=== EXERCISE DIRECTIONS ===
Transcribe, word for word and without additions, each line below from the one containing "v.x *= act_grad(xv[q].x, p.act_prev);" through the one containing "float4 xa[4], xb[4];", both ends included.

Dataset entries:

..............................

template <bool U8>
__device__ __forceinline__ Raw4<U8> load_raw4(const void* in, long long off) {
  Raw4<U8> r;
  if constexpr (U8) r.v = *reinterpret_cast<const uint32_t*>(static_cast<const uint8_t*>(in) + off);
  else r.v = *reinterpret_cast<const float4*>(static_cast<const float*>(in) + off);
  return r;
}
// ... 447 lines not shown

  f32x16 acc[TI][TJ];
#pragma unroll
  for (int ti = 0; ti < TI; ++ti)
#pragma unroll
    for (int tj = 0; tj < TJ; ++tj)
#pragma unroll
      for (int r = 0; r < 16; ++r) acc[ti][tj][r] = 0.f;

  const int wi = wave / WJ, wj = wave % WJ;
  const bool do_bias = (bx == 0);
  const int bcol = t % BJ, brg = t / BJ;
  float bsum = 0.f;
  XT_TL(0);
  XT_TL_ROLE(20);

  for (int sub = mbeg; sub < mend; sub += kRowTab) {
    const int sub_end = min(mend, sub + kRowTab);
    const int nsteps = (sub_end - sub + 31) / 32;
    constexpr bool LEAN_T = !U8;
    const bool lean = LEAN_T && p.idx == nullptr && (long long)g.B * g.HWC * 4 < (1ll << 30) &&
                      (long long)g.M * g.N * 4 < (1ll << 30);
    uint32_t* tab32 = reinterpret_cast<uint32_t*>(rowtab);
    for (int r = t; r < nsteps * 32; r += 256) {
      int mr[1] = {sub + r < sub_end ? sub + r : g.M};
      long long base[1];
      int iy0[1], ix0[1];
      decode_rows<1>(g, mr, p.idx, base, iy0, ix0);
      if (lean) {
        const int w = r & 31, slot = (r & ~31) + (w % RPA) * NA + w / RPA;
        const bool rv = sub + r < sub_end;
        tab32[slot] = (rv || PADDED) ? (uint32_t)((long long)base[0] * 4) : kOob;
        if (PADDED) rowxy[slot] = rv ? ((iy0[0] << 16) | (ix0[0] & 0xffff)) : (int)0xC000C000;
        continue;
      }
      rowtab[r] = (sub + r < sub_end) ? base[0] : kRowInvalid;
      if (PADDED) rowxy[r] = (iy0[0] << 16) | (ix0[0] & 0xffff);
    }
    __syncthreads();

    struct Regs { Raw4<U8> a[NA]; float4 b[NB]; uint32_t ok; };
    auto fetch = [&](int s, Regs& R) {
      R.ok = 0;
#pragma unroll
      for (int i = 0; i < NA; ++i) {
        const int r = s * 32 + rowa + RPA * i;
        const long long rbse = rowtab[r];
        bool ok = kok && (rbse > kRowInvalid);
        if (PADDED) {
          const int xy = rowxy[r];
          ok = ok && ((unsigned)((xy >> 16) + (int)ky) < (unsigned)g.H) &&
               ((unsigned)((int)(short)(xy & 0xffff) + (int)kx) < (unsigned)g.W);
        }
        R.a[i] = load_raw4_ok<U8>(p.in, rbse + koff, ok);
        R.ok |= (ok ? 1u : 0u) << i;
      }
#pragma unroll
      for (int i = 0; i < NB; ++i) {
        const int m = sub + s * 32 + rowb + RPB * i;
        const bool okb = nok && m < sub_end;
        R.b[i] = load_f4_ok(p.dy, (long long)m * g.N + nb, okb);
        R.ok |= (okb ? 1u : 0u) << (8 + i);
      }
    };
    auto stash = [&](const Regs& R, float* As, float* Bs) {
      if constexpr (X6W) {
        uint8_t* Ap = reinterpret_cast<uint8_t*>(As);
        uint8_t* Bp = Ap + 3 * XL::PlaneA;
#pragma unroll
        for (int i = 0; i < NA; ++i)
          split3_store(Ap + (rowa + RPA * i) * XL::RowA + ca * 8, XL::PlaneA, cook4<U8>(R.a[i], (R.ok >> i) & 1u, g.xs, g.xb));
#pragma unroll
        for (int i = 0; i < NB; ++i)
          split3_store(Bp + (rowb + RPB * i) * XL::RowB + cb * 8, XL::PlaneB, sel4((R.ok >> (8 + i)) & 1u, R.b[i]));
        return;
      }
#pragma unroll
      for (int i = 0; i < NA; ++i)
        *reinterpret_cast<float4*>(&As[(rowa + RPA * i) * SA + ca * 4]) =
            cook4<U8>(R.a[i], (R.ok >> i) & 1u, g.xs, g.xb);
#pragma unroll
      for (int i = 0; i < NB; ++i)
        *reinterpret_cast<float4*>(&Bs[(rowb + RPB * i) * SB + cb * 4]) = sel4((R.ok >> (8 + i)) & 1u, R.b[i]);
    };
    auto colsum = [&](const float* stage) {
      if (do_bias) {
        if constexpr (X6W) {
// ... 29 lines not shown
#pragma unroll
            for (int pl = 0; pl < 3; ++pl)
              a[ti][pl] = lds_read_tr16x2(aq + pl * XL::PlaneA + ch * 16 * XL::RowA + ti * 64, 4 * XL::RowA);
#pragma unroll
          for (int tj = 0; tj < TJ; ++tj)
#pragma unroll
            for (int pl = 0; pl < 3; ++pl)
              b[tj][pl] = lds_read_tr16x2(bq + pl * XL::PlaneB + ch * 16 * XL::RowB + tj * 64, 4 * XL::RowB);
#pragma unroll
          for (int ti = 0; ti < TI; ++ti)
#pragma unroll
            for (int tj = 0; tj < TJ; ++tj) acc[ti][tj] = mfma_bf16x6(a[ti], b[tj], acc[ti][tj]);
        }
      } else {
        mma_tile<TI, TJ, SA, SB>(stage, stage + 32 * SA, wi * TI * 32, wj * TJ * 32, acc, lane);
      }
    };

    if constexpr (LEAN_T) if (lean) {
      const __amdgpu_buffer_rsrc_t rs_a = make_rsrc(p.in, (uint32_t)g.B * (uint32_t)g.HWC * 4u);
      const __amdgpu_buffer_rsrc_t rs_b = make_rsrc(p.dy, (uint32_t)g.M * (uint32_t)g.N * 4u);
      const uint32_t koff4 = (kok || PADDED) ? (uint32_t)koff * 4u : 0x40000000u;
      struct LRegs { float4 a[NA]; float4 b[NB]; };
      auto lfetch = [&](int sf, LRegs& Rf) {
        uint32_t ro[NA];
        int rxy[NA];
        if constexpr (NA == 4) {
          const uint4 q = *reinterpret_cast<const uint4*>(&tab32[sf * 32 + rowa * 4]);
          ro[0] = q.x; ro[1] = q.y; ro[2] = q.z; ro[3] = q.w;
          if constexpr (PADDED) {
            const int4 c = *reinterpret_cast<const int4*>(&rowxy[sf * 32 + rowa * 4]);
            rxy[0] = c.x; rxy[1] = c.y; rxy[2] = c.z; rxy[3] = c.w;
          }
        } else {
#pragma unroll
          for (int i = 0; i < NA; ++i) {
            ro[i] = tab32[sf * 32 + rowa * NA + i];
            if constexpr (PADDED) rxy[i] = rowxy[sf * 32 + rowa * NA + i];
          }
        }
#pragma unroll
        for (int i = 0; i < NA; ++i) {
          uint32_t vo = ro[i] + koff4;
          if constexpr (PADDED) {
            const bool ok = kok && ((unsigned)((rxy[i] >> 16) + (int)ky) < (unsigned)g.H) &&
                            ((unsigned)((int)(short)(rxy[i] & 0xffff) + (int)kx) < (unsigned)g.W);
            vo = ok ? vo : kOob;
          }
          Rf.a[i] = buf_load4(rs_a, vo, 0);
        }
#pragma unroll
        for (int i = 0; i < NB; ++i) {
          const int m = sub + sf * 32 + rowb + RPB * i;
          Rf.b[i] = buf_load4(rs_b, (nok && m < sub_end) ? (uint32_t)(m * g.N + nb) * 4u : kOob, 0);
        }
      };
      auto lstash = [&](const LRegs& Rs, float* As, float* Bs) {
        if constexpr (X6W) {
          uint8_t* Ap = reinterpret_cast<uint8_t*>(As);
          uint8_t* Bp = Ap + 3 * XL::PlaneA;
#pragma unroll
          for (int i = 0; i < NA; ++i) split3_store(Ap + (rowa + RPA * i) * XL::RowA + ca * 8, XL::PlaneA, Rs.a[i]);
#pragma unroll
          for (int i = 0; i < NB; ++i) split3_store(Bp + (rowb + RPB * i) * XL::RowB + cb * 8, XL::PlaneB, Rs.b[i]);
          return;
        }
#pragma unroll
        for (int i = 0; i < NA; ++i) *reinterpret_cast<float4*>(&As[(rowa + RPA * i) * SA + ca * 4]) = Rs.a[i];
#pragma unroll
        for (int i = 0; i < NB; ++i) *reinterpret_cast<float4*>(&Bs[(rowb + RPB * i) * SB + cb * 4]) = Rs.b[i];
      };
      if constexpr (PF4) {
        LRegs R[4];
#pragma unroll
        for (int u = 0; u < 4; ++u) lfetch(u < nsteps ? u : nsteps - 1, R[u]);
        if (sub == mbeg) XT_TL(1);
        for (int s = 0; s < nsteps; s += 4) {
#pragma unroll
          for (int u = 0; u < 4; ++u) {
            if (s + u < nsteps) {
              float* stage = smem + (u & 1) * BUF2;
              lstash(R[u], stage, stage + 32 * SA);
              __syncthreads();
              if (s == 0 && u == 0 && sub == mbeg) XT_TL(2);
              if (s + u + 4 < nsteps) lfetch(s + u + 4, R[u]);
              colsum(stage);
              mma_step(stage);
              if constexpr (X6S) __syncthreads();
            }
          }
        }
      } else {
        LRegs R0, R1;
        if (nsteps > 0) lfetch(0, R0);
        if (nsteps > 1) lfetch(1, R1);
        if (sub == mbeg) XT_TL(1);
        for (int s = 0; s < nsteps; s += 2) {
          lstash(R0, smem, smem + 32 * SA);
          __syncthreads();
          if (s == 0 && sub == mbeg) XT_TL(2);
          if (s + 2 < nsteps) lfetch(s + 2, R0);
          colsum(smem);
          mma_step(smem);
          if constexpr (X6S) __syncthreads();
          if (s + 1 < nsteps) {
            lstash(R1, smem + BUF2, smem + BUF2 + 32 * SA);
            __syncthreads();
            if (s + 3 < nsteps) lfetch(s + 3, R1);
            colsum(smem + BUF2);
            mma_step(smem + BUF2);
            if constexpr (X6S) __syncthreads();
          }
        }
      }
      __syncthreads();
      continue;
    }
    if constexpr (PF4) {
      Regs R[4];
#pragma unroll
      for (int u = 0; u < 4; ++u) fetch(u < nsteps ? u : nsteps - 1, R[u]);
      if (sub == mbeg) XT_TL(1);
      for (int s = 0; s < nsteps; s += 4) {
#pragma unroll
        for (int u = 0; u < 4; ++u) {
          if (s + u < nsteps) {
            float* stage = smem + (u & 1) * BUF2;
            stash(R[u], stage, stage + 32 * SA);
            __syncthreads();
            if (s == 0 && u == 0 && sub == mbeg) XT_TL(2);
            if (s + u + 4 < nsteps) fetch(s + u + 4, R[u]);
            colsum(stage);
            mma_step(stage);
            if constexpr (X6S) __syncthreads();
          }
        }
      }
      __syncthreads();
      continue;
    }
    Regs R0, R1;
    if (nsteps > 0) fetch(0, R0);
    if (nsteps > 1) fetch(1, R1);
    if (sub == mbeg) XT_TL(1);
    for (int s = 0; s < nsteps; s += 2) {
      stash(R0, smem, smem + 32 * SA);
      __syncthreads();
      if (s == 0 && sub == mbeg) XT_TL(2);
      if (s + 2 < nsteps) fetch(s + 2, R0);
      colsum(smem);
      mma_step(smem);
      if constexpr (X6S) __syncthreads();
      if (s + 1 < nsteps) {
        stash(R1, smem + BUF2, smem + BUF2 + 32 * SA);
        __syncthreads();
        if (s + 3 < nsteps) fetch(s + 3, R1);
        colsum(smem + BUF2);
        mma_step(smem + BUF2);
        if constexpr (X6S) __syncthreads();
      }
    }
    __syncthreads();
  }

  XT_TL(3);
  float* out = p.out + (size_t)bz * ((size_t)(g.K + 1) * g.N);
// ... 467 lines not shown
        bf16x8 a[3];
#pragma unroll
        for (int pl = 0; pl < 3; ++pl)
          a[pl] = *reinterpret_cast<const bf16x8*>(Ap + (pl * 4 + ch * 2 + kl) * kD4SlotA + (wave * 32 + il) * 16);
#pragma unroll
        for (int cls = 0; cls < kD4Classes; ++cls) {
          bf16x8 b[3];
#pragma unroll
          for (int pl = 0; pl < 3; ++pl)
            b[pl] = *reinterpret_cast<const bf16x8*>(Bp + (cls * 12 + pl * 4 + ch * 2 + kl) * kD4SlotB + il * 16);
          acc[cls] = mfma_bf16x6(a, b, acc[cls]);
        }
      }
      return;
    }
#pragma unroll
    for (int kk = 0; kk < 16; ++kk) {
      const float a = As[(kk * 2 + kl) * SA + wave * 32 + il];
#pragma unroll
      for (int cls = 0; cls < kD4Classes; ++cls)
        acc[cls] = __builtin_amdgcn_mfma_f32_32x32x2f32(a, Bs[cls * 32 * SB + (kk * 2 + kl) * SB + il], acc[cls], 0, 0, 0);
    }
  };
  if constexpr (PF4) {
    stash(R0); __syncthreads(); XT_TL(2); mma(); __syncthreads();
    stash(R1);
    if constexpr (F21) XT_F21_REQUEST()
#undef XT_F21_REQUEST
    __syncthreads(); mma(); __syncthreads();
    stash(R2); __syncthreads(); mma(); __syncthreads();
    stash(R3); __syncthreads(); mma(); __syncthreads();
  } else {
    for (int s = 0; s < nsteps; ++s) {
      stash(R0);
      __syncthreads();
      if (s == 0) XT_TL(2);
      if (s + 1 < nsteps) fetch(s + 1, R0);
      mma();
      __syncthreads();
    }
  }
  XT_TL(3);
  if constexpr (F21) {
    uint8_t* limg = reinterpret_cast<uint8_t*>(smem);
    int* pixoff = reinterpret_cast<int*>(limg + f->img_cap);
    uint32_t* maskw = reinterpret_cast<uint32_t*>(pixoff + 512);
#pragma unroll
    for (int q = 0; q < kF21RowUnits; ++q) {
      int u = t + 256 * q;
      u = u < f_ntot ? u : 0;
      *reinterpret_cast<xt_u32x4*>(limg + u * 16) = f_rows[q];
    }
#pragma unroll
    for (int k = 0; k < 2; ++k) { pixoff[t + 256 * k] = f_po[k]; maskw[t + 256 * k] = f_mw[k]; }
    __syncthreads();
    const int c16 = lane & 15, grp = lane >> 4;
    const int prow = 8 * (grp >> 1) + (c16 >> 1);
    const int prow_t = wave * 32 + 8 * ((prow & 7) >> 2) + 4 * (prow >> 3) + (prow & 3);
    const uint8_t* abase = limg + (grp & 1) * 16 + (c16 & 1) * 8;
    const int Wrow = f->Wrow;
    f32x16 wacc[8];
#pragma unroll
    for (int q = 0; q < 8; ++q)
// ... 56 lines not shown
    __syncthreads();
    {
      float* slab = f->out + (size_t)bx * ((size_t)(f->KH * 32 + 1) * 32);
      const int c4 = (t & 7) * 4;
      float db[4];
#pragma unroll
      for (int c = 0; c < 4; ++c) db[c] = (bred[c4 + c] + bred[64 + c4 + c]) + (bred[32 + c4 + c] + bred[96 + c4 + c]);
#pragma unroll
      for (int jj = 0; jj < 8; ++jj) {
        const int krow = (t >> 3) + 32 * jj;
        const float4 u0 = *reinterpret_cast<const float4*>(&T[krow * 36 + c4]);
        const float4 u1 = *reinterpret_cast<const float4*>(&T[(256 + krow) * 36 + c4]);
        float4 v;
        v.x = fmaf(u0.x + u1.x, f->xs, f->xb * db[0]); v.y = fmaf(u0.y + u1.y, f->xs, f->xb * db[1]);
        v.z = fmaf(u0.z + u1.z, f->xs, f->xb * db[2]); v.w = fmaf(u0.w + u1.w, f->xs, f->xb * db[3]);
        *reinterpret_cast<float4*>(slab + (size_t)krow * 32 + c4) = v;
      }
      if (t < 8) *reinterpret_cast<float4*>(slab + (size_t)f->KH * 32 * 32 + c4) = make_float4(db[0], db[1], db[2], db[3]);
    }
    XT_TL_DRAIN(5);
    return;
  }
  float* tb = smem + wave * (32 * 36);
  const int tr = lane >> 3, tc4 = (lane & 7) * 4;
  int roff[4];
#pragma unroll
  for (int q = 0; q < 4; ++q) roff[q] = rowOut[wave * 32 + q * 8 + tr];
  auto class_off = [&](int cls) { const int ry = cls / g.S, rx = cls - ry * g.S; return (ry * g.W + rx) * g.C + tc4; };
  auto load_x = [&](float4 (&xv)[4], int cls) {
    const int coff = class_off(cls);
#pragma unroll
    for (int q = 0; q < 4; ++q)
      xv[q] = *reinterpret_cast<const float4*>(p.x + (roff[q] >= 0 ? (size_t)(roff[q] + coff) : (size_t)0));
  };
  auto store_dx = [&](const float4 (&xv)[4], int cls) {
    const int coff = class_off(cls);
#pragma unroll
    for (int r = 0; r < 16; ++r) tb[((r & 3) + 8 * (r >> 2) + 4 * kl) * 36 + il] = acc[cls][r];
#pragma unroll
    for (int q = 0; q < 4; ++q) {
      float4 v = *reinterpret_cast<const float4*>(&tb[(q * 8 + tr) * 36 + tc4]);
      v.x *= act_grad(xv[q].x, p.act_prev);
      v.y *= act_grad(xv[q].y, p.act_prev);
      v.z *= act_grad(xv[q].z, p.act_prev);
      v.w *= act_grad(xv[q].w, p.act_prev);
      if (roff[q] >= 0) store4_wt(p.dx, (size_t)(roff[q] + coff), v);
    }
  };
  if (p.xmask) {
    uint32_t mw[4][4];
#pragma unroll
    for (int cls = 0; cls < 4; ++cls) {
      const int ry = cls / g.S, rx = cls - ry * g.S;
#pragma unroll
      for (int q = 0; q < 4; ++q) mw[cls][q] = p.xmask[roff[q] >= 0 ? (roff[q] >> 5) + ry * g.W + rx : 0];
    }
#pragma unroll
    for (int cls = 0; cls < 4; ++cls) {
      const int coff = class_off(cls);
#pragma unroll
      for (int r = 0; r < 16; ++r) tb[((r & 3) + 8 * (r >> 2) + 4 * kl) * 36 + il] = acc[cls][r];
#pragma unroll
      for (int q = 0; q < 4; ++q) {
        float4 v = *reinterpret_cast<const float4*>(&tb[(q * 8 + tr) * 36 + tc4]);
        const uint32_t bits = mw[cls][q] >> tc4;
        v.x = (bits & 1u) ? v.x : 0.f; v.y = (bits & 2u) ? v.y : 0.f;
        v.z = (bits & 4u) ? v.z : 0.f; v.w = (bits & 8u) ? v.w : 0.f;
        if (roff[q] >= 0) store4_wt(p.dx, (size_t)(roff[q] + coff), v);
      }
    }
    XT_TL(4);
    XT_TL_DRAIN(5);
    return;
  }
  float4 xa[4], xb[4];
  load_x(xa, 0);
  load_x(xb, 1);
  store_dx(xa, 0);
  load_x(xa, 2);
  store_dx(xb, 1);
  load_x(xb, 3);
  store_dx(xa, 2);
  store_dx(xb, 3);
  XT_TL(4);
  XT_TL_DRAIN(5);
}
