diff --git a/realtime_codec_agent_amd/codec.py b/realtime_codec_agent_amd/codec.py
--- a/realtime_codec_agent_amd/codec.py
+++ b/realtime_codec_agent_amd/codec.py
@@ -113,6 +113,15 @@
         out = np.empty(shape, np.float32)
         N.check(self._lib.rca_codec_encode_tap(self._h, C.c_void_p(pcm.ctypes.data), B, T, layer, C.c_void_p(out.ctypes.data),
                                                C.c_int64(out.size)), "rca_codec_encode_tap")
+        return out
+
+    def encode_keep_tap(self, pcm: np.ndarray, n_keep: int, what: int) -> np.ndarray:
+        pcm = np.ascontiguousarray(pcm, dtype=np.float32)
+        B, T = pcm.shape
+        shape = (B, self.cfg.latent_dim, n_keep) if what == 0 else (B * n_keep, self.cfg.codebook_dim)
+        out = np.empty(shape, np.float32)
+        N.check(self._lib.rca_codec_encode_keep_tap(self._h, C.c_void_p(pcm.ctypes.data), B, T, int(n_keep), int(what),
+                                                    C.c_void_p(out.ctypes.data), C.c_int64(out.size)), "rca_codec_encode_keep_tap")
         return out
 
     def encode_tap_bf16(self, pcm: np.ndarray, layer: int) -> Tuple[np.ndarray, Optional[np.ndarray]]:
diff --git a/realtime_codec_agent_amd/csrc/rca_codec.hip b/realtime_codec_agent_amd/csrc/rca_codec.hip
--- a/realtime_codec_agent_amd/csrc/rca_codec.hip
+++ b/realtime_codec_agent_amd/csrc/rca_codec.hip
@@ -1584,6 +1584,148 @@
     }
 }
 
+struct VqFrag { float4 a0, a1, h0, h1, h2, h3; };
+__device__ __forceinline__ void vq_load_frag(VqFrag& f, const float* __restrict__ cbp, const float* __restrict__ hc, int tile, int lane) {
+    const float4* ap = reinterpret_cast<const float4*>(cbp) + ((long)tile * 2) * 64 + lane;
+    const float4* hp = reinterpret_cast<const float4*>(hc + (long)tile * 32 + 4 * (lane >> 5));
+    f.a0 = ap[0]; f.a1 = ap[64];
+    f.h0 = hp[0]; f.h1 = hp[2]; f.h2 = hp[4]; f.h3 = hp[6];
+}
+__device__ __forceinline__ float vq_max3(float a, float b, float c) {
+    float m;
+    asm("v_max3_f32 %0, %1, %2, %3" : "=v"(m) : "v"(a), "v"(b), "v"(c));
+    return m;
+}
+template <int FN>
+__device__ __forceinline__ void vq_tile(const VqFrag& f, const float (&zb)[FN][8], float (&best)[FN], unsigned (&bsel)[FN], int tile) {
+    const float av[8] = {f.a0.x, f.a0.y, f.a0.z, f.a0.w, f.a1.x, f.a1.y, f.a1.z, f.a1.w};
+    const f32x16 cinit = {f.h0.x, f.h0.y, f.h0.z, f.h0.w, f.h1.x, f.h1.y, f.h1.z, f.h1.w,
+                          f.h2.x, f.h2.y, f.h2.z, f.h2.w, f.h3.x, f.h3.y, f.h3.z, f.h3.w};
+#pragma unroll
+    for (int ft = 0; ft < FN; ++ft) {
+        f32x16 acc = cinit;
+#pragma unroll
+        for (int kp = 0; kp < 8; ++kp) acc = __builtin_amdgcn_mfma_f32_32x32x2f32(av[kp], zb[ft][kp], acc, 0, 0, 0);
+        float m = vq_max3(acc[0], acc[1], acc[2]);
+#pragma unroll
+        for (int r = 3; r < 15; r += 2) m = vq_max3(m, acc[r], acc[r + 1]);
+        m = vq_max3(m, acc[15], acc[15]);
+        if (__builtin_amdgcn_ballot_w64(m > best[ft]) != 0ull) {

..............................

=== TASK RESULT ===
      v.x *= act_grad(xv[q].x, p.act_prev);
      v.y *= act_grad(xv[q].y, p.act_prev);
      v.z *= act_grad(xv[q].z, p.act_prev);
      v.w *= act_grad(xv[q].w, p.act_prev);
      if (roff[q] >= 0) store4_wt(p.dx, (size_t)(roff[q] + coff), v);
    }
  };
  if (p.xmask) {
    uint32_t mw[4][4];
#pragma unroll
    for (int cls = 0; cls < 4; ++cls) {
      const int ry = cls / g.S, rx = cls - ry * g.S;
#pragma unroll
      for (int q = 0; q < 4; ++q) mw[cls][q] = p.xmask[roff[q] >= 0 ? (roff[q] >> 5) + ry * g.W + rx : 0];
    }
#pragma unroll
    for (int cls = 0; cls < 4; ++cls) {
      const int coff = class_off(cls);
#pragma unroll
      for (int r = 0; r < 16; ++r) tb[((r & 3) + 8 * (r >> 2) + 4 * kl) * 36 + il] = acc[cls][r];
#pragma unroll
      for (int q = 0; q < 4; ++q) {
        float4 v = *reinterpret_cast<const float4*>(&tb[(q * 8 + tr) * 36 + tc4]);
        const uint32_t bits = mw[cls][q] >> tc4;
        v.x = (bits & 1u) ? v.x : 0.f; v.y = (bits & 2u) ? v.y : 0.f;
        v.z = (bits & 4u) ? v.z : 0.f; v.w = (bits & 8u) ? v.w : 0.f;
        if (roff[q] >= 0) store4_wt(p.dx, (size_t)(roff[q] + coff), v);
      }
    }
    XT_TL(4);
    XT_TL_DRAIN(5);
    return;
  }
  float4 xa[4], xb[4];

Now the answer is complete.